Content starts

template <int OUT>
__global__ void __launch_bounds__(TILE_WARPS * 32, 1)
bwd_tile_kernel(TehmmModelDev m, TehmmBatchDev b, int flags, const float *__restrict__ blin,
                const float *__restrict__ alpha, float *__restrict__ post,
                uint8_t *__restrict__ map_states, double *__restrict__ map_part,
                float *__restrict__ start_vec, float *__restrict__ end_vec,
                const int *__restrict__ bad, int mode, int64_t group0)
{
    constexpr bool want_post = (OUT & TEHMM_BWD_POSTERIORS) != 0;
    constexpr bool want_map = (OUT & TEHMM_BWD_MAP) != 0;
    extern __shared__ __align__(128) unsigned char tile_smem[];
    const int lane = threadIdx.x & 31, warp = threadIdx.x >> 5;
    const int g = lane >> 2, q = lane & 3;
    const int N = m.N, W = b.warmup;
    constexpr int LD = 32;
    const uint32_t slot0 = (uint32_t)__cvta_generic_to_shared(tile_smem) +
                           (uint32_t)(warp * BWD_STAGES * 2 * TILE_STAGE_BYTES + lane * 16);
    constexpr bool renorm = (OUT & TEHMM_BWD_RENORM_EPS) != 0;
    const float eps32 = 1.1920928955078125e-07f;
    const double renorm_inv = 1.0 / (1.0 + (double)N * 1.1920928955078125e-07);
    const float renorm_invf = (float)renorm_inv;

    TransFrag A;
    load_trans<true>(m, g, q, A);
    float ones[8];
#pragma unroll
    for (int i = 0; i < 8; ++i) ones[i] = 8 * q + i < N ? 1.f : 0.f;

    const int64_t ngroups = (b.nchunks + 15) / 16;
    for (int64_t gi = group0 + (int64_t)blockIdx.x * TILE_WARPS + warp; gi < ngroups;
         gi += (int64_t)gridDim.x * TILE_WARPS) {
        int ks[2], ke[2], kbv[2];
        int64_t off[2], trow[2], cid[2];
        bool exact[2], succ[2];
        int kb = TILE_NEVER, kmax = 0;
#pragma unroll
        for (int r = 0; r < 2; ++r) {
            const int64_t c = gi * 16 + g + 8 * r;
            cid[r] = c;
            bool valid = c < b.nchunks;
            if (valid && mode == 1) valid = bad[c] != 0;
            ks[r] = TILE_NEVER; ke[r] = 0; kbv[r] = TILE_NEVER; off[r] = 0; trow[r] = 0;
            exact[r] = false; succ[r] = false;
            if (valid) {
                const TehmmChunk ch = b.chunks[c];
                const int64_t rem = ch.s1 - ch.t1;
                succ[r] = rem > 0;
                if (rem == 0) { ks[r] = W; exact[r] = true; }
                else if (mode == 1) ks[r] = W;
                else if (rem <= W) { ks[r] = W - (int)rem; exact[r] = true; }
                else ks[r] = 0;
                kbv[r] = exact[r] ? ks[r] + 1 : ks[r];
                ke[r] = W + (int)(ch.t1 - ch.t0);
                trow[r] = ch.t1 - 1 + W;
                off[r] = trow[r] * LD + 8 * q;
                kb = min(kb, ks[r]);
                kmax = max(kmax, ke[r]);
            }
        }
        kb = __reduce_min_sync(TEHMM_FULL, kb);
        kmax = __reduce_max_sync(TEHMM_FULL, kmax);
        if (kmax <= 0) continue;

        auto next_event = [&](int k) -> int {
            int e = TILE_NEVER;
#pragma unroll
            for (int r = 0; r < 2; ++r) {
                if (ks[r] >= k) e = min(e, ks[r]);
                if (ke[r] - 1 >= k) e = min(e, ke[r] - 1);
            }
            return __reduce_min_sync(TEHMM_FULL, e);
        };

        u64 up[8];
        float scp[2] = {1.f, 1.f};
        double mapsum[2] = {0.0, 0.0};
#pragma unroll
        for (int c = 0; c < 8; ++c) up[c] = 0ull;

        const float *lb[2], *la[2];
        float *pp_[2];
        uint8_t *mp_[2];
#pragma unroll
        for (int r = 0; r < 2; ++r) {
            lb[r] = blin + off[r] + LD - (int64_t)kb * LD;
            la[r] = alpha + off[r] - (int64_t)kb * LD;
            pp_[r] = want_post ? post + off[r] - (int64_t)kb * LD : nullptr;
            mp_[r] = want_map ? map_states + trow[r] - kb : nullptr;
        }
        auto issue = [&](int k, int stage) {
#pragma unroll
            for (int r = 0; r < 2; ++r) {
                const uint32_t sl = slot0 + (uint32_t)(stage * 2 * TILE_STAGE_BYTES + r * 1024);
                stage_row(sl, lb[r], k >= kbv[r] && k < ke[r]);
                stage_row(sl + TILE_STAGE_BYTES, la[r], k >= W && k < ke[r]);
                lb[r] -= LD;
                la[r] -= LD;
            }
            stage_commit();
        };

        u64 prq[8];
        bool actq[2] = {false, false}, pend = false;
        auto post_out = [&](const u64 (&pr)[8], const bool (&actr)[2], int back) {
            u64 zs = 0ull;
#pragma unroll
            for (int c = 0; c < 8; ++c) zs = fadd2(zs, pr[c]);
            const float Z0 = quad_sum(lo2(zs)), Z1 = quad_sum(hi2(zs));
            const float invZ[2] = {__frcp_rn(Z0), __frcp_rn(Z1)};
#pragma unroll
            for (int r = 0; r < 2; ++r) {
                const bool act = actr[r];
                float p[8];
#pragma unroll
                for (int c = 0; c < 8; ++c) p[c] = r ? hi2(pr[c]) : lo2(pr[c]);
                if constexpr (want_map) {
                    const float best = quad_max(fmaxf(fmax3(fmax3(p[0], p[1], p[2]), p[3], p[4]), fmax3(p[5], p[6], p[7])));
                    int idx = 99;
#pragma unroll
                    for (int i = 7; i >= 0; --i)
                        if (p[i] == best) idx = 8 * q + i;
                    idx = min(idx, __shfl_xor_sync(TEHMM_FULL, idx, 1));
                    idx = min(idx, __shfl_xor_sync(TEHMM_FULL, idx, 2));
                    const float bg = act ? best * invZ[r] : 0.f;
                    mapsum[r] += renorm ? (act ? ((double)bg + (double)eps32) * renorm_inv : 0.0) : (double)bg;
                    if (act && q == 0) mp_[r][back] = (uint8_t)(idx < N ? idx : 0);
                }
                if constexpr (want_post) {
                    float gv[8];
#pragma unroll
                    for (int i = 0; i < 8; ++i) {
                        gv[i] = p[i] * invZ[r];
                        if (renorm) gv[i] = (gv[i] + eps32) * renorm_invf * ones[i];
                    }
                    store_row8(pp_[r] + (int64_t)back * LD, act, gv);
                }
            }
        };

#pragma unroll
        for (int v = 0; v < BWD_STAGES - 1; ++v) issue(kb + v, v);
        int rs = 0, ws = BWD_STAGES - 1;
        int kev = next_event(kb);
        auto clock_step = [&](const int k, auto evtag) {
            constexpr bool EVC = decltype(evtag)::value;
            issue(k + BWD_STAGES - 1, ws);
            stage_wait<BWD_STAGES - 1>();
            float at[2][8], bt[2][8];
            const uint32_t sl = slot0 + (uint32_t)(rs * 2 * TILE_STAGE_BYTES);
            stage_read(sl, bt[0]);
            stage_read(sl + 1024, bt[1]);
            stage_read(sl + TILE_STAGE_BYTES, at[0]);
            stage_read(sl + TILE_STAGE_BYTES + 1024, at[1]);
            const bool ev = EVC;
            if constexpr (EVC) {
#pragma unroll
                for (int r = 0; r < 2; ++r) {
                    if (k == ks[r] && !exact[r]) {
                        float v[8];
                        if (mode == 1) load_vec32(start_vec + cid[r] * 32 + 8 * q, v);
                        else {
#pragma unroll
                            for (int i = 0; i < 8; ++i) v[i] = ones[i];
                        }
                        set_row(up, r, v);
                        scp[r] = 1.f;
                    }
                }
            }
            u64 wp[8];
            {
                u64 bs[2][4];
#pragma unroll
                for (int r = 0; r < 2; ++r) {
                    const u64 s2 = pk2(scp[r], scp[r]);
#pragma unroll
                    for (int p = 0; p < 4; ++p) bs[r][p] = fmul2(pk2(bt[r][2 * p], bt[r][2 * p + 1]), s2);
                }
#pragma unroll
                for (int p = 0; p < 4; ++p) {
                    wp[2 * p] = pk2(lo2(up[2 * p]) * lo2(bs[0][p]), hi2(up[2 * p]) * lo2(bs[1][p]));
                    wp[2 * p + 1] = pk2(lo2(up[2 * p + 1]) * hi2(bs[0][p]), hi2(up[2 * p + 1]) * hi2(bs[1][p]));
                }
            }
            float acc[4][4];
            tile_matmul(wp, A, acc);
            if (pend) post_out(prq, actq, 1);
            float m0 = 0.f, m1 = 0.f;
#pragma unroll
            for (int nt = 0; nt < 4; ++nt) {
                up[2 * nt] = pk2(acc[nt][0], acc[nt][2]);
                up[2 * nt + 1] = pk2(acc[nt][1], acc[nt][3]);
                m0 = fmax3(m0, acc[nt][0], acc[nt][1]);
                m1 = fmax3(m1, acc[nt][2], acc[nt][3]);
            }
            if constexpr (EVC) {
#pragma unroll
                for (int r = 0; r < 2; ++r) {
                    if (k == ks[r] && exact[r]) {
                        set_row(up, r, ones);
                        if (r == 0) m0 = 1.f; else m1 = 1.f;
                    }
                }
            }
            {
                int dummy;
                scale_of(quad_max(m0), scp[0], dummy);
                scale_of(quad_max(m1), scp[1], dummy);
            }
            if (k >= W) {
#pragma unroll
                for (int c = 0; c < 8; ++c) prq[c] = pk2(lo2(up[c]) * at[0][c], hi2(up[c]) * at[1][c]);
                actq[0] = k < ke[0];
                actq[1] = k < ke[1];
                pend = true;
            } else if (k == W - 1 && mode == 0) {
#pragma unroll
                for (int r = 0; r < 2; ++r)
                    if (succ[r] && k >= ks[r] && k < ke[r]) store_row_vec32(start_vec + cid[r] * 32 + 8 * q, up, r);
            }
            if constexpr (EVC) {
#pragma unroll
                for (int r = 0; r < 2; ++r)
                    if (k + 1 == ke[r]) store_row_vec32(end_vec + cid[r] * 32 + 8 * q, up, r);
                kev = next_event(k + 1);
            }
#pragma unroll
            for (int r = 0; r < 2; ++r) {
                if constexpr (want_post) pp_[r] -= LD;
                if constexpr (want_map) mp_[r] -= 1;
            }
            rs = rs + 1 == BWD_STAGES ? 0 : rs + 1;
            ws = ws + 1 == BWD_STAGES ? 0 : ws + 1;
        };
        for (int k = kb; k < kmax;) {
            clock_step(k, std::true_type());
            ++k;
            const int stop = min(kmax, kev);
            for (; k < stop; ++k) clock_step(k, std::false_type());
        }
        stage_wait<0>();
        if (pend) post_out(prq, actq, 1);
        if constexpr (want_map) {
#pragma unroll
            for (int r = 0; r < 2; ++r)
                if (q == 0 && ke[r] > 0) map_part[cid[r]] = mapsum[r];
        }
    }
}

#define BT_TB 2
#define BT_NB 3
#define BT_BOX (16 * BT_TB * 128)
#define BT_WARP_BYTES (BT_NB * 2 * BT_BOX + 128)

Content ends

**Your objective:** Output exactly one stretch of the listing: from the line containing "const int g = lane >> 2, q = lane & 3;" through the line containing "const float renorm_invf", both end lines included.

**Task solution:**
    const int g = lane >> 2, q = lane & 3;
    const int N = m.N, W = b.warmup;
    constexpr int LD = 32;
    const uint32_t slot0 = (uint32_t)__cvta_generic_to_shared(tile_smem) +
                           (uint32_t)(warp * BWD_STAGES * 2 * TILE_STAGE_BYTES + lane * 16);
    constexpr bool renorm = (OUT & TEHMM_BWD_RENORM_EPS) != 0;
    const float eps32 = 1.1920928955078125e-07f;
    const double renorm_inv = 1.0 / (1.0 + (double)N * 1.1920928955078125e-07);
    const float renorm_invf = (float)renorm_inv;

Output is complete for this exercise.